» ASSIGNMENT: Retype exactly the lines that run from the start of the data to the line holding "for (int c = sl;", including both, and only those.

» DATASET ENTRIES:
BEGIN
template <int MC>
__device__ __forceinline__ int solve_wave(const View& v, const ItemHdr& h, const int item, unsigned flags,
                                          unsigned char* small, const float* ht, float* linv_f, float* y_f,
                                          int* __restrict__ status_out) {
    constexpr int LD = MC + 1;
    constexpr int QS = (MC + 3) & ~3;
    const PrepLds<MC> pl(small);
    double* S = pl.S; double* L = pl.L; double* Li = pl.Li; double* zz = pl.zz; double* vv = pl.vv; double* yy = pl.yy;
    const double* ktab = pl.ktab; const int* bfi = pl.bfi; const int* bcnt = pl.bcnt; const double* bwt = pl.bwt;
    const int lane = threadIdx.x & (kWave - 1);
    const int m = h.m, r = h.rank;
    const double R = (double)(h.rf * h.rf * h.rf) * h.nv_d;
    const bool cov_only = (flags & IPP_COV_ONLY) != 0;
    double* dbg = v.dbg + (size_t)item * (2 * MC * MC + 2 * MC);

    {
        constexpr int GL = 8;
        const int grp = lane / GL, sl = lane & (GL - 1), n_grp = kWave / GL;
        const int npairs = m * (m + 1) / 2;
        for (int p0 = 0; p0 < npairs; p0 += n_grp) {
            const int p = p0 + grp;
            const bool on = p < npairs;
            int i = 0, j = 0;
            if (on) {
                j = (int)((sqrtf(8.0f * p + 1.0f) - 1.0f) * 0.5f);
                while (j * (j + 1) / 2 > p) --j;
                while ((j + 1) * (j + 2) / 2 <= p) ++j;
                i = p - j * (j + 1) / 2;
            }
            double acc = 0.0;
            if (on) {
                const int ci = bcnt[i], cj = bcnt[j];
                const int sh = (cj == 4) ? 2 : (cj == 2 ? 1 : 0);
                const double wij = bwt[i] * bwt[j];
                for (int c = sl; c < ci * cj; c += GL) {
                    const int fa = bfi[4 * i + (c >> sh)], fb = bfi[4 * j + (c & (cj - 1))];
                    acc += wij * ktab[abs(bfi_y(fa) - bfi_y(fb)) * h.w + abs(bfi_x(fa) - bfi_x(fb))];
                }
                for (int k = sl; k < r; k += GL) acc -= (double)ht[k * QS + i] * (double)ht[k * QS + j];
            }
#pragma unroll
            for (int off = GL / 2; off > 0; off >>= 1) acc += __shfl_xor(acc, off, GL);
            if (on && sl == 0) {
                if (i == j) acc += R;
                S[i * LD + j] = acc;
                S[j * LD + i] = acc;
            }
        }
    }
    wave_lds_sync();

    bool pd = true;
    for (int c = 0; c < m; ++c) {
        double d = 0.0;
        if (lane == 0) {
            d = S[c * LD + c];
            for (int k = 0; k < c; ++k) d -= L[c * LD + k] * L[c * LD + k];
            L[c * LD + c] = sqrt(d);
        }
        d = __shfl(d, 0, kWave);
        if (!(d > 0.0)) { pd = false; break; }
        wave_lds_sync();
        if (lane > c && lane < m) {
            double sacc = S[lane * LD + c];
            for (int k = 0; k < c; ++k) sacc -= L[lane * LD + k] * L[c * LD + k];
            L[lane * LD + c] = sacc / L[c * LD + c];
        }
        wave_lds_sync();
    }
    int status = h.status;
    if (pd) {
        if (lane < m) {
            const int j = lane;
            for (int i = 0; i < m; ++i) Li[i * LD + j] = 0.0;
            Li[j * LD + j] = 1.0 / L[j * LD + j];
            for (int i = j - 1; i >= 0; --i) {
                double sacc = 0.0;
                for (int k = i + 1; k <= j; ++k) sacc += L[k * LD + i] * Li[k * LD + j];
                Li[i * LD + j] = -sacc / L[i * LD + i];
            }
        }
        wave_lds_sync();
        if (lane < m) {
            double sacc = 0.0;
            for (int i = 0; i <= lane; ++i) sacc += Li[i * LD + lane] * vv[i];
            yy[lane] = sacc;
        }
        wave_lds_sync();
    } else {
        status = IPP_STATUS_NOT_PD;
    }
    const bool dead = !pd;
    for (int idx = lane; idx < MC * MC; idx += kWave) {
        const int i = idx / MC, j = idx - i * MC;
        const double val = (!dead && i < m && j < m) ? Li[i * LD + j] : 0.0;
        linv_f[idx] = (float)val;
        dbg[MC * MC + idx] = val;
        dbg[idx] = (i < m && j < m) ? S[i * LD + j] : 0.0;
    }
    for (int i = lane; i < MC; i += kWave) {
        const double yval = (!dead && !cov_only && i < m) ? yy[i] : 0.0;
        y_f[i] = (float)yval;
        dbg[2 * MC * MC + i] = (i < m) ? zz[i] : 0.0;
        dbg[2 * MC * MC + MC + i] = yval;
    }
    if (lane == 0) {
        ItemHdr ho = h;
        ho.status = status;
        ho.fallback = 0;
        if (dead) { ho.commit = 0; ho.rows = 0; }
        v.hdr[item] = ho;
        if (status_out) status_out[item] = status;
    }
    return status;
}

template <int MC>
__device__ __forceinline__ void observe_wave(const View& v, const ItemHdr& h, unsigned flags, unsigned char* small, const ObsRegs o) {
    const PrepLds<MC> pl(small);
    double* L = pl.L; double* zz = pl.zz; double* vv = pl.vv; double* sub = pl.sub;
    const int lane = threadIdx.x & (kWave - 1);
    const int m = h.m, f = h.f;
    const bool cov_only = (flags & IPP_COV_ONLY) != 0;
    if (cov_only) {
        if (lane < MC) { zz[lane] = 0.0; vv[lane] = 0.0; }
        wave_lds_sync();
        return;
    }
    float gt_f = o.gt;
    asm volatile("" : "+v"(gt_f));
    if (lane < f) sub[lane] = (double)gt_f;
    double* wyt = L;
    double* wxt = L + 2 * MC;
    if (h.rf > 1) {
        const int ocols = (h.h + h.rf - 1) / h.rf, orows = (h.w + h.rf - 1) / h.rf;
        for (int idx = lane; idx < orows * h.h; idx += kWave) wyt[idx] = area_weight(h.h, orows, idx / h.h, idx % h.h);
        for (int idx = lane; idx < ocols * h.w; idx += kWave) wxt[idx] = area_weight(h.w, ocols, idx / h.w, idx % h.w);
    }
    wave_lds_sync();
    if (lane < m) {
        const Block myb = block_of(lane, h.nx, h.rf, h.w, h.h);
        double val;
        if (h.rf == 1) {
            val = sub[lane];
        } else {
            const int ocols = (h.h + h.rf - 1) / h.rf;
            const int orow = lane / ocols, ocol = lane - orow * ocols;
            val = 0.0;
            for (int sy = 0; sy < h.h; ++sy) {
                const double wy = wyt[orow * h.h + sy];
                if (wy == 0.0) continue;
                for (int sx = 0; sx < h.w; ++sx) {
                    const double wx = wxt[ocol * h.w + sx];
                    if (wx != 0.0) val += sub[sy * h.w + sx] * wx * wy;
                }
            }
        }
        float eps_f = o.eps;
        asm volatile("" : "+v"(eps_f));
        const double eps = (double)eps_f;
        if (flags & IPP_GIVEN_OBSERVATION)
            val = eps;
        else
            val = fmin(fmax(val + h.nv_d * eps, 0.0), 1.0);
        zz[lane] = val;
        double hx = 0.0;
        const int cnt_b = myb.count();
#pragma unroll
        for (int a = 0; a < 4; ++a)
            if (a < cnt_b) hx += myb.weight * (double)o.mean[a];
        vv[lane] = val - hx;
    } else if (lane < MC) {
        zz[lane] = 0.0;
        vv[lane] = 0.0;
    }
    wave_lds_sync();
}


template <int MC>
__device__ __forceinline__ int solve_wave_fast(const View& v, const ItemHdr& h, const int item, unsigned flags,
                                               unsigned char* small, const float* ht, int si, int sk, float* linv_f,
                                               float* y_f, float* __restrict__ q_out, int* __restrict__ status_out,
                                               int* obs_flag = nullptr, int r_ht = -1, const float* ht2 = nullptr, int r_ht2 = 0) {
    static_assert(MC == 9, "register layout written for MC = 9");
    constexpr int LD = MC + 1;
    constexpr int QS = (MC + 3) & ~3;
    const PrepLds<MC> pl(small);
    double* S = pl.S; double* zz = pl.zz; double* vv = pl.vv;
    const double* ktab = pl.ktab; const int* bfi = pl.bfi; const int* bcnt = pl.bcnt; const double* bwt = pl.bwt;
    const int lane = threadIdx.x & (kWave - 1);
    const int m = h.m, r = r_ht >= 0 ? r_ht : h.rank;
    const double R = (double)(h.rf * h.rf * h.rf) * h.nv_d;
    const bool cov_only = (flags & IPP_COV_ONLY) != 0;
    double* dbg = v.dbg + (size_t)item * (2 * MC * MC + 2 * MC);

    int pi = 0, pj = 0;
    {
        int j = (int)((sqrtf(8.0f * lane + 1.0f) - 1.0f) * 0.5f);
        while (j * (j + 1) / 2 > lane) --j;
        while ((j + 1) * (j + 2) / 2 <= lane) ++j;
        pj = j;
        pi = lane - j * (j + 1) / 2;
    }
    const bool pair_on = pj < m;
    double mine = 0.0;
    if (pair_on) {
        const int ci = bcnt[pi], cj = bcnt[pj];
        const int sh = (cj == 4) ? 2 : (cj == 2 ? 1 : 0);
        const double wij = bwt[pi] * bwt[pj];
        for (int c = 0; c < ci * cj; ++c) {
            const int fa = bfi[4 * pi + (c >> sh)], fb = bfi[4 * pj + (c & (cj - 1))];
            mine += wij * ktab[abs(bfi_y(fa) - bfi_y(fb)) * h.w + abs(bfi_x(fa) - bfi_x(fb))];
        }
        if (pi == pj) mine += R;
    }
    if (pair_on) {
        const float* hi = ht + pi * si;
        const float* hj = ht + pj * si;
        double a0 = 0.0, a1 = 0.0, a2 = 0.0, a3 = 0.0;
        auto groups = [&](const float* xi, const float* xj, int n) {
            int k = 0;
            for (; k + 8 <= n; k += 8) {
                float x[8], y[8];
#pragma unroll
                for (int u = 0; u < 8; ++u) { x[u] = xi[(k + u) * sk]; y[u] = xj[(k + u) * sk]; }
                a0 = fma((double)x[0], (double)y[0], a0); a1 = fma((double)x[1], (double)y[1], a1);
                a2 = fma((double)x[2], (double)y[2], a2); a3 = fma((double)x[3], (double)y[3], a3);
                a0 = fma((double)x[4], (double)y[4], a0); a1 = fma((double)x[5], (double)y[5], a1);
                a2 = fma((double)x[6], (double)y[6], a2); a3 = fma((double)x[7], (double)y[7], a3);
            }
            for (; k < n; ++k) a0 = fma((double)xi[k * sk], (double)xj[k * sk], a0);
        };
        groups(hi, hj, r);
        if (ht2) groups(ht2 + pi * si, ht2 + pj * si, r_ht2);
        mine -= (a0 + a1) + (a2 + a3);
    }
    if (pair_on) {
        S[pi * LD + pj] = mine;
        S[pj * LD + pi] = mine;
    }
    wave_lds_sync();

    double c[MC];
#pragma unroll
    for (int k = 0; k < MC; ++k) c[k] = (lane < m && k < m) ? S[min(lane, MC - 1) * LD + k] : ((k == lane) ? 1.0 : 0.0);
    const bool capture = v.dbg_capture == 1;
    if (capture && lane < MC) {
#pragma unroll
        for (int k = 0; k < MC; ++k) dbg[lane * MC + k] = (lane < m && k < m) ? c[k] : 0.0;
    }
    bool pd = true;
    double rd[MC];
#pragma unroll
    for (int j = 0; j < MC; ++j) {
        rd[j] = 1.0;
        if (j < m) {
            double t = c[j];
#pragma unroll
            for (int k = 0; k < j; ++k) t = fma(-c[k], bcast_lane(c[k], j), t);
            const double d = bcast_lane(t, j);
            if (!(d > 0.0)) pd = false;
            double y = __builtin_amdgcn_rsq(d);
#pragma unroll
            for (int it = 0; it < 2; ++it) {
                const double e = fma(-(d * y), y, 1.0);
                y = fma(0.5 * y, e, y);
            }
            rd[j] = y;
            c[j] = (lane == j) ? d * y : t * y;
        }
    }
    int status = h.status;
    double li[MC];
#pragma unroll
    for (int i = 0; i < MC; ++i) li[i] = 0.0;
    if (pd) {
#pragma unroll
        for (int i = MC - 1; i >= 0; --i) {
            if (i < m) {
                double sacc = 0.0;
#pragma unroll
                for (int k = i + 1; k < MC; ++k) {
                    if (k < m) {
                        const double cki = bcast_lane(c[i], k);
                        if (k <= lane) sacc = fma(cki, li[k], sacc);
                    }
                }
                li[i] = (lane == i) ? rd[i] : ((lane > i && lane < m) ? -sacc * rd[i] : 0.0);
            }
        }
    } else {
        status = IPP_STATUS_NOT_PD;
    }
    const bool dead = !pd;
    if (obs_flag) {
        while (__hip_atomic_load(obs_flag, __ATOMIC_ACQUIRE, __HIP_MEMORY_SCOPE_WORKGROUP) == 0) __builtin_amdgcn_s_sleep(2);
    }
    double yv = 0.0;
    if (pd && lane < m) {
#pragma unroll
        for (int i = 0; i < MC; ++i)
            if (i <= lane) yv = fma(li[i], vv[i], yv);
    }
    if (lane < MC) {
#pragma unroll
        for (int i = 0; i < MC; ++i) {
            const double val = (!dead && i < m && lane < m) ? li[i] : 0.0;
            linv_f[i * MC + lane] = (float)val;
            if (capture) dbg[MC * MC + i * MC + lane] = val;
        }
        const double yval = (!dead && !cov_only && lane < m) ? yv : 0.0;
        y_f[lane] = (float)yval;
        if (capture) {
            dbg[2 * MC * MC + lane] = (lane < m) ? zz[lane] : 0.0;
            dbg[2 * MC * MC + MC + lane] = yval;
        }
    }
    if (lane == 0) {
        ItemHdr ho = h;
        ho.status = status;
        ho.fallback = 0;
        if (dead) { ho.commit = 0; ho.rows = 0; }
        v.hdr[item] = ho;
        *pl.hs = ho;
        if (status_out) status_out[item] = status;
    }
    wave_lds_sync();
    if (q_out) {
        for (int k0 = 0; k0 < r; k0 += kWave) {
            const int k = k0 + lane;
            if (k < r) {
                float hv[MC], q[QS];
#pragma unroll
                for (int i = 0; i < MC; ++i) hv[i] = (i < m) ? ht[i * si + k * sk] : 0.f;
#pragma unroll
                for (int j = 0; j < QS; ++j) {
                    float acc = 0.f;
                    if (j < MC) {
#pragma unroll
                        for (int i = 0; i <= j; ++i) acc = fmaf(hv[i], linv_f[i * MC + j], acc);
                    }
                    q[j] = -acc;
                }
                float4* dst = reinterpret_cast<float4*>(q_out + (size_t)k * QS);
#pragma unroll
                for (int j4 = 0; j4 < QS / 4; ++j4) dst[j4] = make_float4(q[4 * j4], q[4 * j4 + 1], q[4 * j4 + 2], q[4 * j4 + 3]);
            }
        }
        for (int idx = lane; idx < 8 * QS; idx += kWave) q_out[(size_t)r * QS + idx] = 0.f;
    }
    return status;
}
END
» EXERCISE SOLUTION:
template <int MC>
__device__ __forceinline__ int solve_wave(const View& v, const ItemHdr& h, const int item, unsigned flags,
                                          unsigned char* small, const float* ht, float* linv_f, float* y_f,
                                          int* __restrict__ status_out) {
    constexpr int LD = MC + 1;
    constexpr int QS = (MC + 3) & ~3;
    const PrepLds<MC> pl(small);
    double* S = pl.S; double* L = pl.L; double* Li = pl.Li; double* zz = pl.zz; double* vv = pl.vv; double* yy = pl.yy;
    const double* ktab = pl.ktab; const int* bfi = pl.bfi; const int* bcnt = pl.bcnt; const double* bwt = pl.bwt;
    const int lane = threadIdx.x & (kWave - 1);
    const int m = h.m, r = h.rank;
    const double R = (double)(h.rf * h.rf * h.rf) * h.nv_d;
    const bool cov_only = (flags & IPP_COV_ONLY) != 0;
    double* dbg = v.dbg + (size_t)item * (2 * MC * MC + 2 * MC);

    {
        constexpr int GL = 8;
        const int grp = lane / GL, sl = lane & (GL - 1), n_grp = kWave / GL;
        const int npairs = m * (m + 1) / 2;
        for (int p0 = 0; p0 < npairs; p0 += n_grp) {
            const int p = p0 + grp;
            const bool on = p < npairs;
            int i = 0, j = 0;
            if (on) {
                j = (int)((sqrtf(8.0f * p + 1.0f) - 1.0f) * 0.5f);
                while (j * (j + 1) / 2 > p) --j;
                while ((j + 1) * (j + 2) / 2 <= p) ++j;
                i = p - j * (j + 1) / 2;
            }
            double acc = 0.0;
            if (on) {
                const int ci = bcnt[i], cj = bcnt[j];
                const int sh = (cj == 4) ? 2 : (cj == 2 ? 1 : 0);
                const double wij = bwt[i] * bwt[j];
                for (int c = sl; c < ci * cj; c += GL) {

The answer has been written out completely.